"But, as you know," said Percy, "milk is the only food of young animals, and they must secure their bone food from the milk. Furthermore, the complete analysis of milk shows that it contains very considerable quantities. There are also records of digestion experiments in which less than one-half of the phosphorus in the food consumed was recovered in the total manural excrements. As a matter of fact there is a time in the life of the young mother, as with the two-year old cow, for example, when she must abstract from the food she consumes sufficient phosphorus for the nourishment of three growing animals,—her own immature body, a suckling calf, and another calf as yet unborn.

"Of course the organic matter of the soil should increase under pasturing, especially under conditions that make possible an accumulation of nitrogen; but here too the animals make no contribution toward any such accumulation. With the same growth of plants the accumulation of organic matter would be much more rapid without live stock."

"It is known absolutely but not generally that live stock destroy about two-thirds of the organic matter contained in the food they consume. With grains the proportion is higher, and with coarse forage it is lower, but as an average about two-thirds of the dry matter in tender young grass or clover or in a mixed, well-balanced ration of grain and hay is digested and thus practically destroyed so far as the production of organic matter is concerned.

"This you could easily verify yourself, Mr. West, by feeding two thousand pounds of any suitable ration, such as corn and clover hay, collecting and drying the total excrement, which will be found to weigh about seven hundred pounds, if it contains no higher percentage of moisture than was contained in the two thousand pounds of food consumed.

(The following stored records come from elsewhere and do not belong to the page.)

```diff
       const int w1_ = ds == p.KW ? 1 : 0; ds = w1_ ? 0 : ds; dr += w1_;                                               \
       const int w2_ = dr == p.KH ? 1 : 0; dr = w2_ ? 0 : dr; dch += w2_;                                              \
     }                                                                                                                \
+  }
+#define SSG_DMA_A2(J, STE, STO)                                                                                      \
+  {                                                                                                                  \
+    unsigned aoff;                                                                                                   \
+    if (!DUAL || dn < nkA) {                                                                                          \
+      const bool ok = ab##J >= 0 && (unsigned)(ah##J + dr) < (unsigned)p.H && (unsigned)(aw##J + ds) < (unsigned)p.W;  \
+      aoff = ok ? (unsigned)(abase##J + ddelta_) : 0x80000000u;                                                       \
+      __builtin_amdgcn_raw_ptr_buffer_load_lds(in_rsrc, SSG_LDSP(STE + (wave * ABLK + J) * 1024), 16, aoff, 0, 0, SSG_DMA_AUX_A);        \
+      __builtin_amdgcn_raw_ptr_buffer_load_lds(in_rsrc, SSG_LDSP(STO + (wave * ABLK + J) * 1024), 16, aoff + 64u, 0, 0, SSG_DMA_AUX_A);  \
+    } else {                                                                                                          \
+      aoff = a2b##J + (unsigned)((dn - nkA) * CBK * 4);                                                                \
+      __builtin_amdgcn_raw_ptr_buffer_load_lds(in2_rsrc, SSG_LDSP(STE + (wave * ABLK + J) * 1024), 16, aoff, 0, 0, SSG_DMA_AUX_A);       \
+      __builtin_amdgcn_raw_ptr_buffer_load_lds(in2_rsrc, SSG_LDSP(STO + (wave * ABLK + J) * 1024), 16, aoff + 64u, 0, 0, SSG_DMA_AUX_A); \
+    }                                                                                                                 \
+  }
+#define SSG_DMA_PAIR(STE, STO)                                                                                       \
+  {                                                                                                                  \
+    const int ddelta_ = ((dr * p.W + ds) * p.Cin + dch * 32) * 4;                                                     \
+    SSG_DMA_A2(0, STE, STO) if (ABLK == 2) SSG_DMA_A2(1, STE, STO)                                                    \
+    {                                                                                                                \
+      const int adv_ = dn < nk - 2 ? 1 : 0;                                                                          \
+      dn += 2 * adv_;                                                                                                \
+      ds += adv_;                                                                                                    \
+      const int w1_ = ds == p.KW ? 1 : 0; ds = w1_ ? 0 : ds; dr += w1_;                                               \
+      const int w2_ = dr == p.KH ? 1 : 0; dr = w2_ ? 0 : dr; dch += w2_;                                              \
+    }                                                                                                                \
+  }
+#define SSG_DMA_W(ST)                                                                                                \
+  {                                                                                                                  \
+    const unsigned kb_ = (unsigned)dnw << wkshift;                                                                    \
+    __builtin_amdgcn_raw_ptr_buffer_load_lds(w_rsrc, SSG_LDSP(ST + BM * 64 + wave * (1024 * WBLK)), 16, wo0 + kb_, 0, 0, SSG_DMA_AUX_W);   \
+    if (WBLK == 2) __builtin_amdgcn_raw_ptr_buffer_load_lds(w_rsrc, SSG_LDSP(ST + BM * 64 + wave * 2048 + 1024), 16, wo1 + kb_, 0, 0, SSG_DMA_AUX_W); \
+    dnw += dnw < nk - 1 ? 1 : 0;                                                                                     \
   }
 
   const int g = (l32 >> 2) & 3;
@@ -573,9 +612,6 @@
     else asm volatile("s_waitcnt vmcnt(2) lgkmcnt(0)\n\ts_barrier" ::: "memory"); }
   static_assert((ABLK + WBLK) * (NS - 2) == 8 || (ABLK + WBLK) * (NS - 2) == 6 || (ABLK + WBLK) * (NS - 2) == 4 || (ABLK + WBLK) * (NS - 2) == 3 ||
                 (ABLK + WBLK) * (NS - 2) == 2, "vmcnt literal for this tile shape");
-#ifndef SSG_DMA_BPOS
-#define SSG_DMA_BPOS 2
-#endif
   constexpr int BPOS = ONEPROD ? 0 : SSG_DMA_BPOS;
   constexpr int TDMA = ABLK + WBLK;
   const int nfull = nk / NS * NS;
@@ -696,6 +732,40 @@
       SSG_G3                                                                                                         \
       SSG_PRIO(0) }
 #define SSG_LAST(ST) { SSG_READS(ST) SSG_G1 SSG_G2 SSG_G3 }
+    if constexpr (LN == 1) {
+    constexpr int VM_PAIR = NS == 4 ? 1 + 2 * WBLK : WBLK, VM_NONE = NS == 4 ? 2 * ABLK + 2 * WBLK : 1 + WBLK;
+#define SSG_LSTEP(STP, ST, PAIR)                                                                                     \
+    { SSG_READS(ST)                                                                                                  \
+      SSG_G1                                                                                                         \
+      if constexpr (BPOS == 2) SSG_G2                                                                                \
+      __builtin_amdgcn_sched_barrier(0);                                                                             \
+      asm volatile("s_waitcnt vmcnt(%0) lgkmcnt(0)\n\ts_barrier" ::"n"((PAIR) ? VM_PAIR : VM_NONE) : "memory");       \
+      if constexpr ((PAIR) != 0) SSG_DMA_PAIR(STP, ST)                                                               \
+      SSG_DMA_W(ST)                                                                                                  \
+      __builtin_amdgcn_sched_barrier(0);                                                                             \
+      if constexpr (BPOS == 1) SSG_G2                                                                                \
+      SSG_G3 }
+    if constexpr (NS == 4) {
+      SSG_DMA_W(st0)
+      SSG_DMA_PAIR(st0, st1) SSG_DMA_W(st1)
+      SSG_DMA_W(st2)
+      SSG_DMA_PAIR(st2, st3) SSG_DMA_W(st3)
+      asm volatile("s_waitcnt vmcnt(%0)\n\ts_barrier" ::"n"(1 + 2 * ABLK + 3 * WBLK) : "memory");
+      int kt = 0;
+      for (; kt + 4 <= nk; kt += 4) { SSG_LSTEP(st3, st0, 0) SSG_LSTEP(st0, st1, 1) SSG_LSTEP(st1, st2, 0) SSG_LSTEP(st2, st3, 1) }
+      if (nk - kt >= 2) { SSG_LSTEP(st3, st0, 0) SSG_LSTEP(st0, st1, 1) }
+    } else {
+      SSG_DMA_W(st0)
+      SSG_DMA_PAIR(st0, st1) SSG_DMA_W(st1)
+      SSG_DMA_W(st2)
+      asm volatile("s_waitcnt vmcnt(%0)\n\ts_barrier" ::"n"(1 + 2 * WBLK) : "memory");
+      int kt = 0;
+      for (; kt + 6 <= nk; kt += 6) { SSG_LSTEP(st2, st0, 1) SSG_LSTEP(st0, st1, 0) SSG_LSTEP(st1, st2, 1) SSG_LSTEP(st2, st0, 0) SSG_LSTEP(st0, st1, 1) SSG_LSTEP(st1, st2, 0) }
+      if (nk - kt >= 2) { SSG_LSTEP(st2, st0, 1) SSG_LSTEP(st0, st1, 0) }
+      if (nk - kt >= 4) { SSG_LSTEP(st1, st2, 1) SSG_LSTEP(st2, st0, 0) }
+    }
+#undef SSG_LSTEP
+    } else {
     SSG_DMA_NEXT(st0)
     SSG_DMA_NEXT(st1)
     SSG_DMA_NEXT(st2)
@@ -711,6 +781,7 @@
     if (nk - nfull >= 1) SSG_LAST(st0)
     if (nk - nfull >= 2) { asm volatile("s_waitcnt vmcnt(0) lgkmcnt(0)\n\ts_barrier" ::: "memory"); SSG_LAST(st1) }
     if constexpr (NS == 4) { if (nk - nfull == 3) { asm volatile("s_waitcnt vmcnt(0) lgkmcnt(0)\n\ts_barrier" ::: "memory"); SSG_LAST(st2) } }
+    }
 #undef SSG_READS
 #undef SSG_G1
 #undef SSG_G2
@@ -724,6 +795,9 @@
 #undef SSG_PUBLISH
 #undef SSG_DMA_NEXT
 #undef SSG_DMA_A
+#undef SSG_DMA_PAIR
+#undef SSG_DMA_A2
+#undef SSG_DMA_W
 #undef SSG_MMA
 #pragma unroll
   for (int i = 0; i < MT; i++)
@@ -1044,6 +1118,16 @@
   hipLaunchKernelGGL((conv_igemm_kernel<BM, BN, WM, WN, CIN4, CBK, SPLIT>), dim3(tiles), dim3((BM / WM) * (BN / WN) * 64), lds, stream, p);
   return ssg_check_hip(hipGetLastError(), "conv_igemm_kernel");
 }
+enum ConvDmaInst { DMA_128 = 0, DMA_WIDE, DMA_WIDE_DUAL, DMA_TALL, DMA_TALL_DUAL };
+static int conv_line_order(const ConvParams& p, ConvDmaInst inst) {
+  static int knob = -2;
+  if (knob == -2) { const char* e = getenv("SSG_CONV_LINE"); knob = e ? (atoi(e) == 1 ? 1 : 0) : -1; }
+  if (p.products != 3 || p.epi != 0 || ((p.Kpad / 16) & 1) || (p.Cin % 32) || (p.in2 && (p.Cin2 % 32))) return 0;
+  if (knob >= 0) return knob;
+  static const int dflt[5] = {1, 1, 1, 1, 0};
+  return dflt[inst];
+}
+
 template <int BM, int BN, int WM, int WN, bool CIN4>
 static int launch_conv(const ConvParams& p, hipStream_t stream, bool split = false) {
   static int bk16_max = -1;
@@ -1059,7 +1143,8 @@
         if (dma < 0) { const char* e = getenv("SSG_CONV_DMA"); dma = e ? atoi(e) : 3; }
         if ((dma & 2) && p.epi == 0 && !p.in2) {
           const int tiles = ((p.M + 127) / 128) * (p.Cout / 128);
-          hipLaunchKernelGGL(conv_dma_kernel<128>, dim3(tiles), dim3(256), 0, stream, p);
+          if (conv_line_order(p, DMA_128)) hipLaunchKernelGGL((conv_dma_kernel<128, false, 128, false, 3, 64, false, 1>), dim3(tiles), dim3(256), 0, stream, p);
+          else hipLaunchKernelGGL(conv_dma_kernel<128>, dim3(tiles), dim3(256), 0, stream, p);
           return ssg_check_hip(hipGetLastError(), "conv_dma_kernel<128>");
         }
       }
@@ -1087,7 +1172,8 @@
     static int tall_dual = -1;
     if (tall_dual < 0) { const char* e = getenv("SSG_CONV_TALL_DUAL"); tall_dual = e ? atoi(e) : 0; }
     if (tall > 0 && p.products == 3 && p.epi == 0 && p.in2 && tall_dual && tiles_tall >= tall) {
-      hipLaunchKernelGGL((conv_dma_kernel<256, false, 256, true, 4>), dim3(tiles_tall), dim3(1024), 0, stream, p);
+      if (conv_line_order(p, DMA_TALL_DUAL)) hipLaunchKernelGGL((conv_dma_kernel<256, false, 256, true, 4, 64, false, 1>), dim3(tiles_tall), dim3(1024), 0, stream, p);
+      else hipLaunchKernelGGL((conv_dma_kernel<256, false, 256, true, 4>), dim3(tiles_tall), dim3(1024), 0, stream, p);
       return ssg_check_hip(hipGetLastError(), "conv_dma_kernel<256x256, dual>");
     }
     static int tall_res = -1;
@@ -1099,13 +1185,16 @@
       if (tall_wm < 0) { const char* e = getenv("SSG_CONV_TALL_WM"); tall_wm = e ? atoi(e) : 64; }
       if (tall_wm == 128) hipLaunchKernelGGL((conv_dma_kernel<256, false, 256, false, 4, 128, false>), dim3(tiles_tall), dim3(512), 0, stream, p);
       else if (tall_wm == 129) hipLaunchKernelGGL((conv_dma_kernel<256, false, 256, false, 4, 128, true>), dim3(tiles_tall), dim3(512), 0, stream, p);
+      else if (tall_ns == 4 && conv_line_order(p, DMA_TALL)) hipLaunchKernelGGL((conv_dma_kernel<256, false, 256, false, 4, 64, false, 1>), dim3(tiles_tall), dim3(1024), 0, stream, p);
       else if (tall_ns == 4) hipLaunchKernelGGL((conv_dma_kernel<256, false, 256, false, 4>), dim3(tiles_tall), dim3(1024), 0, stream, p);
       else hipLaunchKernelGGL((conv_dma_kernel<256, false, 256, false>), dim3(tiles_tall), dim3(1024), 0, stream, p);
       return ssg_check_hip(hipGetLastError(), "conv_dma_kernel<256x256>");
     }
     const int tiles = ((p.M + 127) / 128) * (p.Cout / 256);
     if (p.products == 1) hipLaunchKernelGGL((conv_dma_kernel<256, true>), dim3(tiles), dim3(512), 0, stream, p);
+    else if (p.in2 && conv_line_order(p, DMA_WIDE_DUAL)) hipLaunchKernelGGL((conv_dma_kernel<256, false, 128, true, 3, 64, false, 1>), dim3(tiles), dim3(512), 0, stream, p);
     else if (p.in2) hipLaunchKernelGGL((conv_dma_kernel<256, false, 128, true>), dim3(tiles), dim3(512), 0, stream, p);
+    else if (conv_line_order(p, DMA_WIDE)) hipLaunchKernelGGL((conv_dma_kernel<256, false, 128, false, 3, 64, false, 1>), dim3(tiles), dim3(512), 0, stream, p);
     else hipLaunchKernelGGL(conv_dma_kernel<256>, dim3(tiles), dim3(512), 0, stream, p);
     return ssg_check_hip(hipGetLastError(), "conv_dma_kernel");
   }
```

"Of course one should not forget that the liquid excrement contains more nitrogen and more potassium than the solid, and that much of this can be saved and returned to the land by use of plenty of absorbent bedding, and in pasturing there is no danger of any loss from this source."

"That is one great trouble with us," said Mr. West. "We never have as much bedding as we could use to advantage, and it is altogether too expensive to permit us to think of buying straw."

"Probably it would be much less expensive for you to buy ground limestone and then use good alfalfa hay for bedding," said Percy. "I mean exactly what I say," he continued. "Of course I do not advise you to use good alfalfa hay in that way, but it would be a cheap source of very valuable bedding, and it would make an extremely valuable manure. However, I should not hesitate to make liberal use of partially spoiled alfalfa hay for bedding, and you are quite likely to have more or less such hay; for under favorable conditions, such as you can easily have with your soil and climate, alfalfa comes on with a rush in the spring, and often the first crop should be cut before the weather is suitable for making hay. There should be very little or no delay at this time, because the first cutting should be removed in order that it may be out of the way of the second crop, which comes forward still more rapidly under normal conditions.

"Some of our Illinois farmers make strenuous objection to taking care of an alfalfa field that produces $50 worth of the richest and most valuable hay, because it interferes too much with the proper care of a $25 corn crop, which they somehow feel requires and deserves all their time and attention.

"Some of our Virginia farmers have sent to Illinois for their seed corn," said Mr. West; "and they report very good results as a rule, especially on land that has been kept up. On our poor land I think the native corn does better than the Western seed."

"Perhaps that is because it is used to it," suggested Percy, "used to making the struggle for itself on poor land. Fighting for all it gets, so to speak. You know the high-bred animals cannot hold their own with the scrubs when it comes to pawing the snow off the dead wild grass for a living in the winter, as cattle must do sometimes on the plains of the Northwest.